A common misconception is that the Citizens United ruling gave rise to super PACs. But it was actually the D.C. Circuit Court of Appeals decision the same year in SpeechNow.org v. FEC. So campaign finance advocates maintain the high court would not have to revisit and then spurn its Citizens United precedent in order to put a crimp into super PACs. They dished out more than $822 million to influence campaigns for Congress two years ago — an amount three quarters the size of the $1.1 billion candidates for the House and Senate spent in the aggregate.

"Super PACs weren't created by Congress, or the U.S. Supreme Court — they were created by a lower court decision, based on faulty assumptions, that has never been reviewed or revisited," said Ron Fein, legal director of Free Speech For People, a campaign finance reform nonprofit working on the new appeal.

The main plaintiff in the case Lieu v. FEC, is Ted Lieu, a Democratic congressman from California.

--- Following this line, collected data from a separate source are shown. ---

# uricchio/2DSFS-scan

Measured on AMD Instinct MI355X. Metric: genomic windows/s (T2D+T1D+Fst) at 20 kb, n1=n2=50; HBM GB/s fraction, higher is better.
Workload: dtype f64

## Files before the change

### 2dsfs-scan_amd/csrc/sfs2d.hip

```cpp
#include <hip/hip_runtime.h>
#include <hip/hip_ext.h>

#include <algorithm>
#include <cmath>
#include <cstdint>
#include <cstdio>
#include <cstdlib>
#include <cstring>
#include <string>
#include <mutex>
#include <vector>

#include "sfs2d.h"
#include "sfs2d_kernels.hpp"

using namespace sfs2dk;

namespace {

struct PwTree {
  std::vector<int2> leaves;
  std::vector<int4> nodes;
  int nlevels = 0;
};
// ... 45 lines not shown

#define CTX_STREAM(c) ((c)->stream)

struct sfs2d_ctx {
  int device = 0;
  int ncu = 256;
  hipStream_t own = nullptr;
  hipStream_t stream = nullptr;
  double* d_lnx = nullptr;
  double* d_df = nullptr;
  hipEvent_t stagger = nullptr;
  std::string err;
  std::mutex err_mu;
};

struct sfs2d_data {
  sfs2d_ctx* ctx = nullptr;
  bool owned = false;
  uint32_t* counts = nullptr;
  uint32_t* pos = nullptr;
  uint16_t* ann = nullptr;
  long long* d_chrom_off = nullptr;
  int64_t n = 0;
  int32_t nchrom = 0;
  std::vector<int64_t> chrom_off;
  std::vector<uint32_t> last_pos;
  std::vector<uint32_t> host_pos;
  bool ann_owned = false;
  bool strict = true;
  uint32_t max_nc1 = 0xffffffffu, max_nc2 = 0xffffffffu;
  bool low_nc = true;
  unsigned long long* d_win_off = nullptr;
  uint32_t win_bp = 0, win_per_chrom = 0;
};

struct sfs2d_plan {
  sfs2d_ctx* ctx = nullptr;
  const sfs2d_data* data = nullptr;
  sfs2d_params prm{};
  KParams K{};
  int nbg = 0;
  bool do_bg = false, do_seg = false, lds_hist = true, bg_ready = false;
  bool seg_synth = false;
  bool seg_search = false;
  int64_t step = 0;
  bool fused = false;
  bool sliced = false;
  bool cnt = false;
  bool fst = false;
  double* d_fst = nullptr;
  double* d_fst_own = nullptr;
  unsigned long long* d_fsum = nullptr;
  int hr = 1;
  uint64_t runs = 0;
  int G = 64;
  bool gw = false;
  uint32_t* d_gscr = nullptr;
  int nscr = 0;
  bool p16 = true;
  size_t scan_lds = 0, bg_lds = 0, extra_lds = 0;
  int64_t nslots = 0, nrec = 0, extra_rec = -1;
  uint32_t last_chrom = 0;
  std::vector<Tile> tiles;
  std::vector<Chunk> chunks;
  std::vector<int4> slices;
  Tile* d_tiles = nullptr;
  Chunk* d_chunks = nullptr;
  uint2* d_slots = nullptr;
  uint32_t* d_repl = nullptr;
  uint32_t* d_bcount = nullptr;
  uint32_t* d_done = nullptr;
  uint32_t* d_ctr = nullptr;
  double* d_bgval = nullptr;
  PL* d_tab = nullptr;
  double* d_lp = nullptr;
  BgHead* d_head = nullptr;
  Bg1D* d_bg1d = nullptr;
// ... 217 lines not shown
template <bool B, bool S, bool L, bool N>
hipError_t launch_prep1(sfs2d_plan* pl) {
  const bool f = pl->K.ann_want >= 0 || pl->K.has_start || pl->K.has_end;
  return f ? launch_prep2<B, S, L, N, true>(pl) : launch_prep2<B, S, L, N, false>(pl);
}

hipError_t launch_prep_cnt(sfs2d_plan* pl) {
  const bool L = pl->lds_hist;
  const bool fs = pl->fst && !pl->fst_win && !pl->fst_scan;
  if (pl->do_bg && pl->do_seg)
    return L ? launch_prep1<true, true, true, false>(pl) : launch_prep1<true, true, false, false>(pl);
  if (pl->do_bg) return L ? launch_prep1<true, false, true, false>(pl) : launch_prep1<true, false, false, false>(pl);
  if (pl->do_seg) return launch_prep1<false, true, false, false>(pl);
  if (fs) return launch_prep1<false, false, false, false>(pl);
  return hipSuccess;
}

bool slots_only(const sfs2d_plan* pl) {
  return (pl->seg_synth || pl->seg_search) && pl->attached.empty() && !(pl->fst && !pl->fst_win && !pl->fst_scan);
}

hipError_t launch_slots_only(sfs2d_plan* pl) {
  const unsigned long long nw = (unsigned long long)pl->nslots;
  if (nw && pl->seg_synth)
    hipExtLaunchKernelGGL(k_slots_synth, dim3((unsigned)std::min<unsigned long long>(8192, (nw + 255) / 256)), dim3(256),
                          0, CTX_STREAM(pl->ctx), pl->kev[0], pl->kev[1], 0, pl->data->d_win_off, nw, pl->d_slots);
  else if (nw)
    hipExtLaunchKernelGGL(k_slots_search, dim3((unsigned)((nw + 255) / 256)), dim3(256), 0, CTX_STREAM(pl->ctx),
                          pl->kev[0], pl->kev[1], 0, pl->data->pos, pl->data->d_chrom_off, pl->d_slot_base,
                          pl->data->nchrom, (uint32_t)pl->prm.window, (uint32_t)nw, pl->d_slots);
  return hipGetLastError();
}

bool prep_runs(const sfs2d_plan* pl) {
  return !pl->tiles.empty() && (!pl->cnt || pl->do_bg || pl->do_seg || (pl->fst && !pl->fst_win && !pl->fst_scan));
}

hipError_t launch_slots_slide(sfs2d_plan* pl, bool ev) {
  const uint32_t ns = (uint32_t)pl->nslots;
  if (!ns) return hipSuccess;
  hipExtLaunchKernelGGL(k_slots_slide, dim3((ns + 255u) / 256u), dim3(256), 0, CTX_STREAM(pl->ctx), ev ? pl->kev[0] : nullptr,
                        ev ? pl->kev[1] : nullptr, 0, pl->data->pos, pl->data->d_chrom_off, pl->d_slot_base, pl->data->nchrom,
                        (uint32_t)pl->prm.window, (uint32_t)pl->step, ns, pl->d_slots);
  return hipGetLastError();
}

hipError_t launch_fst_win(sfs2d_plan* a) {
  const uint32_t ns = (uint32_t)a->nslots;
  if (!ns) return hipSuccess;
  const dim3 gf((unsigned)std::min<uint32_t>(2048u, (ns + 3u) / 4u));
  if (a->cnt)
    hipLaunchKernelGGL(k_fst_win<true>, gf, dim3(256), 0, CTX_STREAM(a->ctx), a->K, a->data->counts, scan_src(a), a->d_slots,
                       reinterpret_cast<const double2*>(a->ctx->d_df + 2 * LNT), a->d_fst, ns);
  else
    hipLaunchKernelGGL(k_fst_win<false>, gf, dim3(256), 0, CTX_STREAM(a->ctx), a->K, a->data->counts, scan_src(a), a->d_slots,
                       reinterpret_cast<const double2*>(a->ctx->d_df + 2 * LNT), a->d_fst, ns);
  return hipGetLastError();
}

hipError_t launch_prep(sfs2d_plan* pl, bool bins) {
  if (pl->tiles.empty()) return hipSuccess;
  const bool L = pl->lds_hist;
  if (!bins) return L ? launch_prep1<true, false, true, false>(pl) : launch_prep1<true, false, false, false>(pl);
  if (pl->cnt) return launch_prep_cnt(pl);
  if (pl->do_bg && pl->do_seg)
    return L ? launch_prep1<true, true, true, true>(pl) : launch_prep1<true, true, false, true>(pl);
// ... 307 lines not shown
  if (e != hipSuccess) {
    hipFree(d_woff);
    hipFree(d->counts); hipFree(d->pos); hipFree(d->ann); hipFree(d->d_chrom_off); delete d;
    return set_err(ctx, SFS2D_E_HIP, std::string("synthetic data: ") + hipGetErrorString(e));
  }
  d->d_win_off = d_woff;
  d->win_bp = sp->window_bp;
  d->win_per_chrom = sp->n_windows;
  d->last_pos.assign(sp->n_replicates, sp->n_windows * sp->window_bp);
  d->strict = true;
  d->max_nc1 = 2u * (uint32_t)sp->n1p;
  d->max_nc2 = 2u * (uint32_t)sp->n2p;
  *out = d;
  return 0;
}

int sfs2d_data_read(const sfs2d_data* d, uint32_t* counts, uint32_t* pos, int64_t n) {
  if (!d || n != d->n) return SFS2D_E_ARG;
  sfs2d_ctx* ctx = d->ctx;
  HIPCHK(ctx, hipSetDevice(ctx->device));
  HIPCHK(ctx, hipStreamSynchronize(CTX_STREAM(ctx)));
  if (counts && n) HIPCHK(ctx, hipMemcpy(counts, d->counts, sizeof(uint32_t) * (size_t)n, hipMemcpyDeviceToHost));
  if (pos && n) HIPCHK(ctx, hipMemcpy(pos, d->pos, sizeof(uint32_t) * (size_t)n, hipMemcpyDeviceToHost));
  return 0;
}

int sfs2d_data_free(sfs2d_data* d) {
  if (!d) return SFS2D_E_ARG;
  hipSetDevice(d->ctx->device);
  if (d->owned) { hipFree(d->counts); hipFree(d->pos); }
  if (d->owned || d->ann_owned) hipFree(d->ann);
  hipFree(d->d_chrom_off);
  hipFree(d->d_win_off);
  delete d;
  return 0;
}

static int make_kparams(sfs2d_ctx* ctx, const sfs2d_params* prm, int nchrom, KParams* K) {
  *K = KParams{};
  if (!prm) return set_err(ctx, SFS2D_E_ARG, "params is NULL");
  if (prm->n1p < 1 || prm->n2p < 1 || 2 * prm->n1p > 255 || 2 * prm->n2p > 255)
    return set_err(ctx, SFS2D_E_ARG, "pop sizes must satisfy 1 <= pop_size and 2*pop_size <= 255 (u8 counts)");
  if (prm->window_mode != SFS2D_WINDOW_BP && prm->window_mode != SFS2D_WINDOW_SNPS)
    return set_err(ctx, SFS2D_E_ARG, "bad window_mode");
  if (prm->window < 1 || prm->window > 0xffffffffll) return set_err(ctx, SFS2D_E_ARG, "window must be in [1, 2^32)");
  if (prm->bg_mode != SFS2D_BG_PER_CHROM && prm->bg_mode != SFS2D_BG_SUPPLIED) return set_err(ctx, SFS2D_E_ARG, "bad bg_mode");
  K->n1p = prm->n1p; K->n2p = prm->n2p; K->n1 = 2 * prm->n1p; K->n2 = 2 * prm->n2p;
  K->nb2 = (K->n1 + 1) * (K->n2 + 1);
  K->h1a = K->nb2; K->h1b = K->nb2 + K->n1 + 1; K->nh = (K->h1b + K->n2 + 1 + 3) & ~3;
  K->t1a = K->nb2; K->t1b = K->nb2 + K->n1p + 1; K->nt = K->t1b + K->n2p + 1;
  K->rtn = wl_rtn(K->n1p, K->n2p);
  K->fold = prm->fold ? 1 : 0;
  K->fold_thr = prm->fold ? K->n1p + K->n2p : 0x7fffffff;
  K->ann_want = prm->ann_want;
  K->has_start = prm->has_start ? 1 : 0; K->has_end = prm->has_end ? 1 : 0;
  K->start_pos = prm->start_pos; K->end_pos = prm->end_pos;
  K->ws = (unsigned)prm->window;
  div_magic(K->ws, &K->wmag, &K->wsh1, &K->wsh2);
  K->nchrom = nchrom;
  K->fst_e = 40;
  K->fst_scale = std::ldexp(1.0, K->fst_e);
  return 0;
}

static int plan_create(sfs2d_ctx* ctx, const sfs2d_data* data, const sfs2d_params* prm, int force_sliced, int64_t step,
                       sfs2d_plan** out);
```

"I'm extremely skeptical that the court would take this case (because a majority would agree with the D.C. Circuit in SpeechNow was right that the limits on contributions to super PACs are unconstitutional)," professor Richard Hasen of the University of California at Irvine wrote in his Election Law blog. "And if the Court took the case, I believe it would only make campaign finance law even more deregulatory."

Although it may appear quixotic, the appeal has drawn a strong cast including four senators on the Judiciary Committee — Patrick Leahy of Vermont, Richard Blumenthal of Connecticut, Sheldon Whitehouse of Rhode Island and Mazie Hirono of Hawaii — and fellow Democrats Tom Udall of New Mexico and Chris Van Hollen of Maryland.

"A tsunami of special interest money is drowning out Americans' voices and corrupting our democracy," Whitehouse said. "At the center of the tidal wave are Super PACs through which corporations and billionaires run unlimited money to push their political agendas."

Of the 16 states that are part of the appeal, 10 have both governors and legislatures that are Democratic: Colorado, Connecticut, Delaware, Hawaii, Illinois, Maine, New Mexico, Rhode Island, Virginia, Washington. The rest have divided governments: Maryland, Massachusetts, Michigan, Minnesota, Pennsylvania and Vermont.

Other parties supporting the efforts include nine election law scholars, seven political scientists, three academic researchers and a former FEC commissioner.